I believe most states will brand the title for hail damage like that.


----------



## POof540i (Aug 17, 2007)

soupcon said:


> so what does the dealer do now? how do they sell those cars if they get repaired? do they have to disclose it?


I believe they have insurance for such an event, but I'm not sure.


----------



## chivas (Aug 31, 2002)

i sense a big bmw blow out sale is going to happen at austin....


----------



## Financeman (Jan 14, 2009)

My daughter turns 16 in a few months.....I want to find her a safe "beater" to start her driving career. I suspect any of these BMWs that are more than two or three years old will be totalled. Umm....perhaps an opportunity to pick a cheap, but very good ride. Just a thought.


----------



## obmd1 (Jan 17, 2005)

That'll buff right out.


----------



## BimmerChuck (Dec 28, 2006)

ashton540 said:


> Holly balls! :yikes: That sucks big time for that dealership! When I worked selling cars, the dealership I was at had a huge INDOOR show room to keep all of the new cars. The only cars we kept outside were the used and we never kept a ton of those in stock. Perhaps some other dealerships should take some notes. Lol


Our dealer in Plano TX fits every single car inside when hail is forcasted.


----------



## wag-zhp (Apr 8, 2004)

Wholly cow, a hail storm did all of that? You sure it wasn't a meteor shower?


----------



## Fast Bob (Jun 4, 2004)

This could be a good opportunity to pick up a 335 engine and slide it into the ZHP....Hmmmm....


----------



## bmw-hoya (Sep 11, 2007)

I don't think I could've taken all those pictures without falling down to my knees and crying out, "WHY, WHY???" It's enough to turn you away from religion! j/k


----------



## Jakked (Feb 6, 2009)

soupcon said:


> so what does the dealer do now? how do they sell those cars if they get repaired? do they have to disclose it?

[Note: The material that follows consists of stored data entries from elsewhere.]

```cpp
struct NpPlan {
  int V = -1, n_leaf = 0, uniform8 = 0;
  uint16_t* d_leaf = nullptr;
  uint8_t* d_prog = nullptr;
};
static int np_plan_node(int off, int n, std::vector<uint16_t>& leaf, std::vector<uint8_t>& prog) {
  if (n <= 128) {
    leaf.push_back((uint16_t)off);
    leaf.push_back((uint16_t)n);
    return (int)leaf.size() / 2 - 1;
  }
  int n2 = n / 2;
  n2 -= n2 % 8;
  const int l = np_plan_node(off, n2, leaf, prog), r = np_plan_node(off + n2, n - n2, leaf, prog);
  prog.push_back((uint8_t)l);
  prog.push_back((uint8_t)r);
  return l;
}
static int np_plan_for(int V, hipStream_t stream, NpPlan** out, std::string* err) {
  static NpPlan plans[4];
  static int next = 0;
  for (NpPlan& p : plans)
    if (p.V == V) {
      *out = &p;
      return 0;
    }
  NpPlan& p = plans[next];
  next = (next + 1) % 4;
  std::vector<uint16_t> leaf;
  std::vector<uint8_t> prog;
  np_plan_node(0, V, leaf, prog);
  prog.push_back(0);
  prog.push_back(0);
  HIP_TRY(hipStreamSynchronize(stream));
  if (p.d_leaf) (void)hipFree(p.d_leaf);
  if (p.d_prog) (void)hipFree(p.d_prog);
  p.d_leaf = nullptr;
  p.d_prog = nullptr;
  p.V = -1;
  HIP_TRY(hipMalloc((void**)&p.d_leaf, leaf.size() * 2));
  HIP_TRY(hipMalloc((void**)&p.d_prog, prog.size()));
  HIP_TRY(hipMemcpy(p.d_leaf, leaf.data(), leaf.size() * 2, hipMemcpyHostToDevice));
  HIP_TRY(hipMemcpy(p.d_prog, prog.data(), prog.size(), hipMemcpyHostToDevice));
  p.n_leaf = (int)leaf.size() / 2;
  p.uniform8 = (p.n_leaf == 1 || p.n_leaf == 2 || p.n_leaf == 4 || p.n_leaf == 8) ? 1 : 0;
  for (size_t k = 0; k < leaf.size(); k += 2)
    if (leaf[k + 1] != 128 || (leaf[k] & 127) != 0) p.uniform8 = 0;
  p.V = V;
  *out = &p;
  return 0;
}

template <class F>
static int with_nc(int nc, F f) {
  switch (nc) {
    case 1: return f(std::integral_constant<int, 1>());
    case 2: return f(std::integral_constant<int, 2>());
    case 3: return f(std::integral_constant<int, 3>());
    case 4: return f(std::integral_constant<int, 4>());
    case 5: return f(std::integral_constant<int, 5>());
    case 6: return f(std::integral_constant<int, 6>());
    case 7: return f(std::integral_constant<int, 7>());
    case 8: return f(std::integral_constant<int, 8>());
    case 12: return f(std::integral_constant<int, 12>());
    default: return f(std::integral_constant<int, 16>());
  }
}
template <class F>
static int with_flag(bool b, F f) { return b ? f(std::true_type()) : f(std::false_type()); }
template <class K, class... Args>
static int launch_lds(K kern, dim3 grid, dim3 block, size_t lds, hipStream_t stream, std::string* err, const Args&... args) {
  HIP_TRY(hipFuncSetAttribute((const void*)kern, hipFuncAttributeMaxDynamicSharedMemorySize, (int)lds));
  hipLaunchKernelGGL(kern, grid, block, lds, stream, args...);
  return 0;
}

int launch_prune_on(const PruneArgs& a_in, hipStream_t stream, std::string* err) {
  PruneArgs a = a_in;
  const PruneRoute rt = prune_route(PruneShape{a.dtype, a.n_labels, a.rows_aligned4 != 0, a.rows_aligned16 != 0, a.pass,
                                               a.slow_rows != nullptr, a.n_rows, a.dense_hint != 0,
                                               prune_exp_of(getenv("CTCDEC_PRUNE_EXP")),
                                               prune_per_row_forced(getenv("CTCDEC_PRUNE_KERNEL"))});
  a.f32_np = rt.np ? 1 : 0;
  a.np_prog = nullptr;
  a.np_leaf = nullptr;
  a.np_n_leaf = 0;
  a.np_uniform8 = 0;
  if (a.n_rows > 0) {
    const uint32_t cap = set_table_cap((uint32_t)a.max_surv + 1);
    const size_t lds = prune_lds_bytes((size_t)a.max_surv, cap) * PRUNE_WAVES;
    if (lds > 160 * 1024) {
      if (err) *err = "token_min_logp admits too many labels per frame for the LDS set tables";
      return -1;
    }
    const dim3 grid((unsigned)((a.n_rows + PRUNE_WAVES - 1) / PRUNE_WAVES)), block(PRUNE_WAVES * 64);
    const dim3 fgrid((unsigned)((a.n_rows + PF_ROWS - 1) / PF_ROWS)), fblock(64);
    const dim3 rest((unsigned)std::min<int64_t>((a.n_rows + PRUNE_WAVES - 1) / PRUNE_WAVES, 2048));
    int rc = 0;
    switch (rt.kernel) {
      case PRUNE_FAST_F32: {
        size_t flds = PF_LDS;
        if (rt.np) {
          NpPlan* plan = nullptr;
          if (np_plan_for(a.n_labels, stream, &plan, err)) return -1;
          a.np_leaf = plan->d_leaf;
          a.np_prog = plan->d_prog;
          a.np_n_leaf = plan->n_leaf;
          a.np_uniform8 = plan->uniform8;
          flds += pf_np_extra_lds(rt.nc, plan->uniform8 ? 0 : plan->n_leaf);
        }
        rc = with_nc(rt.nc, [&](auto nc) { return with_flag(rt.al, [&](auto al) { return with_flag(rt.np, [&](auto np) {
          constexpr int NC = decltype(nc)::value;
          return launch_lds(frame_prune_fast<NC, 0, decltype(al)::value, decltype(np)::value>, fgrid, fblock, flds, stream, err, a);
        }); }); });
        if (rc) return rc;
        if (rt.listed == PRUNE_LISTED_F32X4) rc = with_nc(rt.nc, [&](auto nc) {
          constexpr int NC = decltype(nc)::value <= 4 ? decltype(nc)::value : 4;
          return launch_lds(frame_prune_f32x4_listed<NC>, rest, block, lds, stream, err, a, cap);
        });
        else rc = launch_lds(frame_prune_listed<float>, rest, block, lds, stream, err, a, cap);
        break;
      }
      case PRUNE_FAST_16:
        rc = with_flag(a.dtype == 2, [&](auto f16) { return with_flag(rt.nc == 2, [&](auto one_load) {
          constexpr int NC = decltype(one_load)::value ? 2 : 4, DT = decltype(f16)::value ? 2 : 3;
          hipLaunchKernelGGL((frame_prune_fast<NC, DT>), fgrid, fblock, PF_LDS, stream, a);
          return launch_lds(frame_prune_listed<std::conditional_t<DT == 2, half_bits, bf16_bits>>, rest, block, lds, stream, err, a, cap);
        }); });
        break;
      case PRUNE_ROW_F32X4:
        rc = with_nc(rt.nc, [&](auto nc) { return with_flag(rt.pk, [&](auto pk) {
          constexpr int NC = decltype(nc)::value <= 4 ? decltype(nc)::value : 4;
          return launch_lds(frame_prune_f32x4<NC, decltype(pk)::value>, grid, block, lds, stream, err, a, cap);
        }); });
        break;
      case PRUNE_ROW_GENERIC:
        if (a.dtype == 0) rc = launch_lds(frame_prune<float>, grid, block, lds, stream, err, a, cap);
        else if (a.dtype == 1) rc = launch_lds(frame_prune<double>, grid, block, lds, stream, err, a, cap);
        else if (a.dtype == 2) rc = launch_lds(frame_prune<half_bits>, grid, block, lds, stream, err, a, cap);
        else rc = launch_lds(frame_prune<bf16_bits>, grid, block, lds, stream, err, a, cap);
        break;
    }
    if (rc) return rc;
    HIP_TRY(hipGetLastError());
  }
  if (a.n_utts > 0) {
    if (a.pass == 0) hipLaunchKernelGGL(utt_sniff, dim3((unsigned)a.n_utts), dim3(64), 0, stream, a);
    else hipLaunchKernelGGL(utt_recount, dim3((unsigned)a.n_utts), dim3(64), 0, stream, a);
    HIP_TRY(hipGetLastError());
  }
  return 0;
}

int launch_sniff_exact_on(const PruneArgs& a, hipStream_t stream, std::string* err) {
  if (a.n_utts > 0) {
    hipLaunchKernelGGL(utt_sniff_exact, dim3((unsigned)a.n_utts), dim3(256), 0, stream, a);
    HIP_TRY(hipGetLastError());
  }
  return 0;
}

}
}
```

Measured before the change: 191.5 million.

## Specialize frame-prune phase for full rows and streamline row addressing

Adds a compile-time FULL-row specialization so aligned rows that fill every lane skip per-lane in-row masking in widen, min, and sum loops. It also fuses the wave max and sum DPP reductions into one interleaved asm block, and replaces per-row 64-bit utterance offset math with a precomputed row pointer plus 32-bit relative index. A dedicated uniform-8 numpy-order accumulator is split out, and a cheaper log2-based log is used. Duplicating the row loop per specialization grows code size and may change register pressure.

Result: faster. 198.2 million, median of 6 (+3.5%).

```diff
diff --git a/pyctcdecode_amd/csrc/frame_prune_hip.hip b/pyctcdecode_amd/csrc/frame_prune_hip.hip
--- a/pyctcdecode_amd/csrc/frame_prune_hip.hip
+++ b/pyctcdecode_amd/csrc/frame_prune_hip.hip
@@ -816,17 +816,20 @@
   asm("v_max3_f32 %0, %1, %2, %3" : "=v"(o) : "v"(a), "v"(b), "v"(c));
   return o;
 }
-#define CTC_MAX_DPP(V, CTRL) asm volatile("s_nop 1\n\tv_max_f32_dpp %0, %0, %0 " CTRL : "+v"(V))
-__device__ __forceinline__ float wave_max_f32(float v) {
-  CTC_MAX_DPP(v, "row_shr:1 row_mask:0xf bank_mask:0xf");
-  CTC_MAX_DPP(v, "row_shr:2 row_mask:0xf bank_mask:0xf");
-  CTC_MAX_DPP(v, "row_shr:4 row_mask:0xf bank_mask:0xf");
-  CTC_MAX_DPP(v, "row_shr:8 row_mask:0xf bank_mask:0xf");
-  CTC_MAX_DPP(v, "row_bcast:15 row_mask:0xa bank_mask:0xf");
-  CTC_MAX_DPP(v, "row_bcast:31 row_mask:0xc bank_mask:0xf");
-  asm volatile("s_nop 1" ::: "memory");
-  return __int_as_float(__builtin_amdgcn_readlane(__float_as_int(v), 63));
-}
+#define CTC_MAX_SUM_DPP(CTRL) "v_max_f32_dpp %0, %0, %0 " CTRL "\n\tv_add_f32_dpp %1, %1, %1 " CTRL "\n\ts_nop 0\n\t"
+__device__ __forceinline__ void wave_max_sum_f32(float& mx, float& sm) {
+  asm volatile("s_nop 1\n\t"
+               CTC_MAX_SUM_DPP("row_shr:1 row_mask:0xf bank_mask:0xf")
+               CTC_MAX_SUM_DPP("row_shr:2 row_mask:0xf bank_mask:0xf")
+               CTC_MAX_SUM_DPP("row_shr:4 row_mask:0xf bank_mask:0xf")
+               CTC_MAX_SUM_DPP("row_shr:8 row_mask:0xf bank_mask:0xf")
+               CTC_MAX_SUM_DPP("row_bcast:15 row_mask:0xa bank_mask:0xf")
+               CTC_MAX_SUM_DPP("row_bcast:31 row_mask:0xc bank_mask:0xf")
+               : "+v"(mx), "+v"(sm));
+  mx = __int_as_float(__builtin_amdgcn_readlane(__float_as_int(mx), 63));
+  sm = __int_as_float(__builtin_amdgcn_readlane(__float_as_int(sm), 63));
+}
+#undef CTC_MAX_SUM_DPP
 __device__ __forceinline__ float wave_sum_f32(float v) {
   v += dpp_f32<0x111, 0xf>(0.f, v);
   v += dpp_f32<0x112, 0xf>(0.f, v);
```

Same deal as with damage that occurs in shipping stateside. If the damage is over a certain dollar amount (or percentage of the msrp, I can't remember which), the dealer is obligated to disclose it (whether you ask or not).

Of course, if you ask, the dealer is obligated to disclose ANY damage and repair that occurred on the car before sale.

I don't think Texas has a "hail" title, nor does the damage look severe enough to total any of the cars, if they're all new.

My guess is that insurance will pick up the cost of repair, and then the dealership will offer a "hail sale."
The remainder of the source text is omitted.